I) Earnings Per Share
The Company reports basic and diluted earnings per share in accordance with AS-20 "Earnings Per Share". Basic earnings per share are computed by dividing the net profit or loss for the year by the weighted average number of Equity Shares outstanding during the year. Diluted earnings per share is computed by dividing the net profit or loss for the year by the weighted average number of Equity Shares outstanding during the year as adjusted for the effects of all dilutive potential equity shares.
Tax expenses comprise current income tax, deferred tax, & fringe benefit tax. Income tax & fringe benefit tax comprises the amount of tax for the period determined in accordance with the Income Tax Act, 1961.
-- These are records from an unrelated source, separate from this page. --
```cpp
__global__ __launch_bounds__(64, 4) void k_decompress_frags(const uint8_t* __restrict__ in, uint32_t N, uint32_t size,
                                                            uint8_t* out, const StreamFrag* frags, int32_t* status) {
  __shared__ __attribute__((aligned(16))) uint8_t sring[kRing + kRingMirror];
  __shared__ __attribute__((aligned(16))) uint16_t sjt[kJt];
  __shared__ __attribute__((aligned(16))) uint8_t swin[kWinPad + kWin];
  __shared__ __attribute__((aligned(16))) uint8_t sbuf[kIdxChunk + kIdxPad];
  const uint32_t f = blockIdx.x, lane = lane_id();
  const StreamFrag fr = frags[f];
  stage_bytes(sbuf, in, N, fr.y, kIdxChunk + kIdxPad, lane);
  __syncthreads();
  uint64_t p = fr.y, o = fr.O;
  int32_t st = kOk;
  while (o < fr.F) {
    const uint32_t rel0 = (uint32_t)(p - fr.y);
    if (rel0 >= kIdxChunk + 16) {
      st = kErrCross;
      break;
    }
    uint32_t rel, next, ob, excl;
    const uint32_t ntok = window_tags(sbuf, rel0, min(kIdxChunk + 16 - rel0, 256u), sjt, lane, rel, next, ob, excl);
    if (ntok == 0) {
      const Tag t = tag_at(sbuf, rel0);
      o += t.out_bytes();
      p += t.size();
      continue;
    }
    const uint64_t hit = ballot(lane < ntok && o + excl >= fr.F);
    if (hit) {
      const uint32_t t = ctz64(hit);
      o += readlane(excl, t);
      p = fr.y + readlane(rel, t);
      break;
    }
    o += readlane(excl + ob, ntok - 1);
    p = fr.y + readlane(next, ntok - 1);
  }
  if (st == kOk && o != fr.F) st = kErrCross;
  if (st == kOk) {
    uint32_t op_end = 0;
    st = decode_stream_batch(in, N, (uint32_t)p, N, size, out, fr.F, fr.F, sring, sjt, swin + kWinPad, lane, op_end, fr.lim);
    if (st == kOk && op_end != (fr.lim == 0xffffffffu ? size : fr.lim)) st = kErrCross;
  }
  if (lane == 0) status[f] = st;
}

__global__ __launch_bounds__(64) void k_validate(const uint8_t* __restrict__ d_in, const uint64_t* in_off,
                                                 const uint32_t* in_len, int32_t* status) {
  __shared__ __attribute__((aligned(16))) uint8_t buf[320];
  __shared__ __attribute__((aligned(16))) uint16_t jt[kJt];
  const uint32_t b = blockIdx.x, lane = lane_id();
  const uint8_t* in = d_in + in_off[b];
  const uint32_t N = in_len[b];
  if (N >= kOutLenError) {
    if (lane == 0) status[b] = kErrDevice;
    return;
  }
  uint32_t size, ip;
  int32_t st = parse_header(in, N, lane, size, ip);
  uint64_t op = 0, p = ip;
  const uint64_t lim = N ? N - 1 : 0;
  while (st == kOk && p < lim) {
    stage_bytes(buf, in, N, (uint32_t)p, 320, lane);
    __atomic_signal_fence(__ATOMIC_SEQ_CST);
    uint32_t rel, next, ob, excl;
    const uint32_t ntok = window_tags(buf, 0, (uint32_t)min(lim - p, (uint64_t)256), jt, lane, rel, next, ob, excl);
    const bool mine = lane < ntok || (ntok == 0 && lane == 0);
    const Tag t = tag_at(buf, mine ? rel : 0u);
    const uint32_t taglen = t.taglen, litlen = t.literal_len();
    const uint64_t opt = op + (ntok ? excl : 0u);
    const int32_t err = mine ? check_tag(t, opt, size, p + (ntok ? rel : 0u) + 1 + taglen, N) : kOk;
    const uint64_t em = ballot(err != kOk);
    if (em) {
      st = (int32_t)readlane((uint32_t)err, ctz64(em));
      break;
    }
    if (ntok == 0) {
      op += readlane(litlen, 0);
      p += 1 + readlane(taglen, 0) + (uint64_t)readlane(litlen, 0);
    } else {
      op += readlane(excl + ob, ntok - 1);
      p += readlane(next, ntok - 1);
    }
  }
  if (st == kOk && op != size) st = kErrInvalid;
  if (lane == 0) status[b] = st;
}

__global__ __launch_bounds__(256) void k_uncompressed_length(const uint8_t* __restrict__ d_in, const uint64_t* in_off,
                                                             const uint32_t* in_len, uint32_t nblk, uint32_t* out_len,
                                                             int32_t* status) {
  const uint32_t b = blockIdx.x * blockDim.x + threadIdx.x;
  if (b >= nblk) return;
  const uint8_t* in = d_in + in_off[b];
  const uint32_t N = in_len[b];
  uint32_t v = 0, hv;
  int32_t st = kErrDevice;
  if (N < kOutLenError) st = smc::parse_varint32([&](uint32_t i) { return (uint32_t)in[i]; }, N, v, hv);
  out_len[b] = st == kOk ? v : 0;
  status[b] = st;
}

hipError_t launch_validate(const uint8_t* in, const uint64_t* in_off, const uint32_t* in_len, uint32_t nblk,
                           int32_t* status, hipStream_t s) {
  if (nblk == 0) return hipSuccess;
  hipLaunchKernelGGL(k_validate, dim3(nblk), dim3(64), 0, s, in, in_off, in_len, status);
  return hipGetLastError();
}

hipError_t launch_uncompressed_length(const uint8_t* in, const uint64_t* in_off, const uint32_t* in_len,
                                      uint32_t nblk, uint32_t* out_len, int32_t* status, hipStream_t s) {
  if (nblk == 0) return hipSuccess;
  hipLaunchKernelGGL(k_uncompressed_length, dim3((nblk + 255) / 256), dim3(256), 0, s, in, in_off, in_len, nblk,
                     out_len, status);
  return hipGetLastError();
}

hipError_t launch_decompress_frags(const uint8_t* in, uint32_t N, uint32_t size, uint8_t* out,
                                   const StreamFrag* frags, uint32_t nfrag, int32_t* status, hipStream_t s) {
  if (nfrag == 0) return hipSuccess;
  hipLaunchKernelGGL(k_decompress_frags, dim3(nfrag), dim3(64), 0, s, in, N, size, out, frags, status);
  return hipGetLastError();
}

hipError_t launch_decompress(const DecompressArgs& a, int , hipStream_t s) {
  if (a.nblk == 0) return hipSuccess;
  if (a.one_n && a.nblk == 1)
    hipLaunchKernelGGL(k_decompress_one, dim3(1), dim3(64), 0, s, a);
  else
    hipLaunchKernelGGL(k_decompress, dim3(a.nblk), dim3(64), 0, s, a);
  return hipGetLastError();
}

}
```

Measured before the change: 402.7 GB/s.

## Overlap next window tag walk with current batch copies in decompressor

The decompress loop now runs the next window's tag walk (and the ring advance and prefetch) before the current batch's LDS and global copies, so the walk's LDS latency chain overlaps the copy work. The first global-source 16-byte load is also issued earlier, and paired 8-byte unaligned global stores and loads become single unaligned 16-byte vector accesses. This adds carried state across iterations (walked flag, saved walk results) and raises register pressure. The early walk is skipped near limits or on big literals.

```diff
diff --git a/snappy.jl_amd/csrc/sm_dec_walk.h b/snappy.jl_amd/csrc/sm_dec_walk.h
--- a/snappy.jl_amd/csrc/sm_dec_walk.h
+++ b/snappy.jl_amd/csrc/sm_dec_walk.h
@@ -6,6 +6,17 @@
 typedef uint16_t __attribute__((aligned(1))) du16u;
 typedef uint32_t __attribute__((aligned(1))) du32u;
 typedef uint64_t __attribute__((aligned(1))) du64u;
+typedef uint32_t __attribute__((ext_vector_type(4), aligned(1))) du128u;
+
+__device__ inline uint4 ld16u(const uint8_t* p) {
+  const du128u v = *reinterpret_cast<const du128u*>(p);
+  return make_uint4(v.x, v.y, v.z, v.w);
+}
+__device__ inline void st16u(uint8_t* p, uint4 v) {
+  du128u t;
+  t.x = v.x, t.y = v.y, t.z = v.z, t.w = v.w;
+  *reinterpret_cast<du128u*>(p) = t;
+}
 
 constexpr uint32_t kMaxBatchLit = 200;
 constexpr int kWalkLevels = 5;
diff --git a/snappy.jl_amd/csrc/sm_decompress.hip b/snappy.jl_amd/csrc/sm_decompress.hip
--- a/snappy.jl_amd/csrc/sm_decompress.hip
+++ b/snappy.jl_amd/csrc/sm_decompress.hip
@@ -105,9 +105,7 @@
   const uint32_t nb = (to - from) >> 4;
   for (uint32_t k = lane; k < nb; k += kWave) {
     const uint32_t x = from + 16 * k;
-    const uint4 v = *reinterpret_cast<const uint4*>(win + (x - wbase));
-    *reinterpret_cast<du64u*>(out + x) = ((uint64_t)v.y << 32) | v.x;
-    *reinterpret_cast<du64u*>(out + x + 8) = ((uint64_t)v.w << 32) | v.z;
+    st16u(out + x, *reinterpret_cast<const uint4*>(win + (x - wbase)));
   }
   from += nb << 4;
   if (lane < to - from) out[from + lane] = win[from + lane - wbase];
@@ -133,27 +131,40 @@
   win_init(win, lane);
   const uint32_t winA = lds_addr(win), ringA = lds_addr(ring);
   const bool in_al = (((uintptr_t)in) & 3) == 0;
-  const int64_t Nm1 = min((int64_t)N - 1, (int64_t)ip_end);
+  const uint32_t Nm1 = min(N ? N - 1 : 0u, ip_end);
 
   uint32_t guard = N + 1;
   const bool narrow = N < 0x80000000u && size <= 0xffff0000u;
-  while ((int64_t)ip < Nm1 && (kWhole || op < op_lim)) {
+  auto ring_advance = [&]() {
+    ring_put(ring, wb + 768, pre1, lane);
+    pre1 = pre2;
+    asm volatile("" : "+v"(pre1));
+    wb += 256;
+    issue_pre2 = true;
+  };
+  auto fetch_pre2 = [&]() {
+    pre2 = (in_al && wb + 1280 <= N) ? reinterpret_cast<const uint32_t*>(in + wb + 1024)[lane]
+                                     : load_word(in, N, wb + 1024 + 4 * lane);
+    issue_pre2 = false;
+  };
+  bool walked = false;
+  uint32_t ntok = 0, cpos = 0, csz = 0, sizes = 0;
+  while (ip < Nm1 && (kWhole || op < op_lim)) {
     if (__builtin_expect(--guard == 0, 0)) return kErrDevice;
-    if (ip >= wb + 256) {
-      if (__builtin_expect(ip < wb + 512, 1)) {
-        ring_put(ring, wb + 768, pre1, lane);
-        pre1 = pre2;
-        wb += 256;
-        issue_pre2 = true;
-      } else {
-        wb = ip & ~255u;
-        ring_fill(in, N, wb, ring, pre1, pre2, lane);
-        issue_pre2 = false;
-      }
-    }
-    const uint32_t wlim = (int64_t)(ip + 256) < Nm1 ? ip + 256 : (uint32_t)Nm1;
-    uint32_t cpos, csz, sizes;
-    const uint32_t ntok = walk_window(ring_get8(ring, ip + 4 * lane), wlim - ip, jt, lane, cpos, csz, sizes);
+    const uint32_t wlim = ip + 256 < Nm1 ? ip + 256 : Nm1;
+    if (!walked) {
+      if (ip >= wb + 256) {
+        if (__builtin_expect(ip < wb + 512, 1)) {
+          ring_advance();
+        } else {
+          wb = ip & ~255u;
+          ring_fill(in, N, wb, ring, pre1, pre2, lane);
+          issue_pre2 = false;
+        }
+      }
+      ntok = walk_window(ring_get8(ring, ip + 4 * lane), wlim - ip, jt, lane, cpos, csz, sizes);
+    }
+    walked = false;
     uint32_t tpos = 0, ipw = ip, tnext = 0;
     bool big = false;
     if (__builtin_expect(ntok != 0, 1)) {
@@ -219,9 +230,23 @@
       const uint64_t copym = copya & all;
       const uint64_t longm = ballot(litlen > 64) & ~copym & all;
       const uint64_t gm = ballot(slo < wbase) & copym;
-      const bool gsrc = inverse_ballot(gm);
       uint64_t done = longm | ~all;
+      const uint64_t rm = ~done & (~copym | (ballot(shi <= O0) & ballot(offset >= 16)));
+      const uint64_t fm = gm & rm;
+      const uint32_t L = iscopy ? len : litlen;
+      const uint32_t da = winA + (opt - wbase);
+      const uint8_t* gs = out + slo;
+
+      const bool early = !big && ipw < Nm1 && (kWhole || O0 + X < op_lim) && ipw < wb + 512;
+      if (issue_pre2) fetch_pre2();
+      if (early && ipw >= wb + 256) {
+        ring_advance();
+        fetch_pre2();
+      }
+
       if (gm) __threadfence_block();
+      uint4 fv = make_uint4(0, 0, 0, 0);
+      if (inverse_ballot(fm)) fv = ld16u(gs);
 
       uint64_t lm = longm;
       while (lm) {
@@ -232,30 +257,27 @@
         if (k < L) lds_or16(winA + (o - wbase) + k, 0, trim16(lds_get16(ringA + ((sr + k) & (kRing - 1)), 0), min(16u, L - k)));
       }
 
-      if (__builtin_expect(done != ~0ull, 1)) {
-        const uint64_t rm = ~done & (~copym | (ballot(shi <= O0) & ballot(offset >= 16)));
-        const uint32_t L = iscopy ? len : litlen;
+      if (__builtin_expect(early, 1)) {
+        const uint32_t wl2 = ipw + 256 < Nm1 ? ipw + 256 : Nm1;
+        ntok = walk_window(ring_get8(ring, ipw + 4 * lane), wl2 - ipw, jt, lane, cpos, csz, sizes);
+        walked = true;
+      }
+      if (__builtin_expect(rm != 0, 1)) {
+        const bool gsrc = inverse_ballot(fm);
         const uint32_t sa = iscopy ? winA + (slo - wbase) : ringA + (lsrc & (kRing - 1));
-        const uint32_t da = winA + (opt - wbase);
-        const uint8_t* gs = out + slo;
 #pragma unroll
         for (uint32_t base = 0; base < 64; base += 16) {
           const uint64_t am = rm & ballot(L > base);
           if (!am) break;
           if (inverse_ballot(am)) {
             uint4 v;
-            if (gsrc) {
-              const du64u* g = reinterpret_cast<const du64u*>(gs + base);
-              const uint64_t a = g[0], b = g[1];
-              v = make_uint4((uint32_t)a, (uint32_t)(a >> 32), (uint32_t)b, (uint32_t)(b >> 32));
-            } else {
-              v = lds_get16(sa, base);
-            }
+            if (gsrc) v = base == 0 ? fv : ld16u(gs + base);
+            else v = lds_get16(sa, base);
             lds_or16(da, base, trim16(v, min(L - base, 16u)));
           }
         }
-        done |= rm;
-      }
+      }
+      done |= rm;
       __atomic_signal_fence(__ATOMIC_SEQ_CST);
       uint64_t rest = ~done;
       while (rest) {
@@ -278,11 +300,7 @@
       flushed = max(flushed, op & ~15u);
       ip = ipw;
     }
-    if (issue_pre2) {
-      pre2 = (in_al && wb + 1280 <= N) ? reinterpret_cast<const uint32_t*>(in + wb + 1024)[lane]
-                                       : load_word(in, N, wb + 1024 + 4 * lane);
-      issue_pre2 = false;
-    }
+    if (issue_pre2) fetch_pre2();
 
     if (__builtin_expect(big && (kWhole || op < op_lim), 0)) {
       const uint64_t hv = ring_get8(ring, ip);
@@ -319,16 +337,9 @@
 #pragma unroll
         for (uint32_t j = 0; j < kLit; ++j) v[j] = s16[k + j * kWave];
 #pragma unroll
-        for (uint32_t j = 0; j < kLit; ++j) {
-          *reinterpret_cast<du64u*>(d + 16 * (k + j * kWave)) = ((uint64_t)v[j].y << 32) | v[j].x;
-          *reinterpret_cast<du64u*>(d + 16 * (k + j * kWave) + 8) = ((uint64_t)v[j].w << 32) | v[j].z;
-        }
-      }
-      for (; k < n16; k += kWave) {
-        uint4 v0 = s16[k];
-        *reinterpret_cast<du64u*>(d + 16 * k) = ((uint64_t)v0.y << 32) | v0.x;
-        *reinterpret_cast<du64u*>(d + 16 * k + 8) = ((uint64_t)v0.w << 32) | v0.z;
-      }
+        for (uint32_t j = 0; j < kLit; ++j) st16u(d + 16 * (k + j * kWave), v[j]);
+      }
+      for (; k < n16; k += kWave) st16u(d + 16 * k, s16[k]);
       const uint32_t done16 = head + (n16 << 4);
       if (lane < litlen - done16) out[op + done16 + lane] = s[done16 + lane];
       const uint32_t opn = op + litlen;
```

Result: faster. 411.2 GB/s (median of 6 runs) (+2.1%).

- Fringe Benefit Tax (FBT):
FBT payable under the provisions of Section 115WC of the Income Tax Act, 1961 is in accordance with the Guidance Note on Accounting for Fringe Benefits Tax issued by the ICAI regarded as an additional Income Tax and considered in determination of the profit / (losses) for the year.
- Deferred Tax
The Company provides for deferred tax using the liability method, based on the timing difference resulting from the recognition of items in the financial statements / and in estimating its current income tax provision. Deferred Tax Assets arising from temporary timing difference are recognized to the extent, there is reasonable certainty that the assets can be realized in future. Deferred tax assets are recognized only if there is a virtual certainty backed by convincing evidence of realization of such assets. Deferred tax assets and liabilities are reviewed as at each balance sheet date and are appropriately adjusted, to the extent considered necessary, to reflect the amount that is reasonably or virtually certain to be realized.
n) Impairment of Assets
The Company assesses at each Balance Sheet date whether there is any indication that an asset may be impaired. If any such indication exists, the carrying value of such asset is reduced to its recoverable amount and the impairment loss is charged to Profit and Loss Account. If at the Balance Sheet date there is an indication that an impairment loss recognized in prior periods no longer exists or has decreased, then the assets are restated to that effect.
o) Provisions, Contingent Liabilities and Contingent Assets
Contingent Liabilities as defined in AS - 29 on "Provisions, Contingent Liabilities and Contingent Assets" are disclosed by way of Notes to Accounts. Provision is made if it becomes probable that an outflow of future economic benefits will be required for an item previously dealt with as a contingent liability.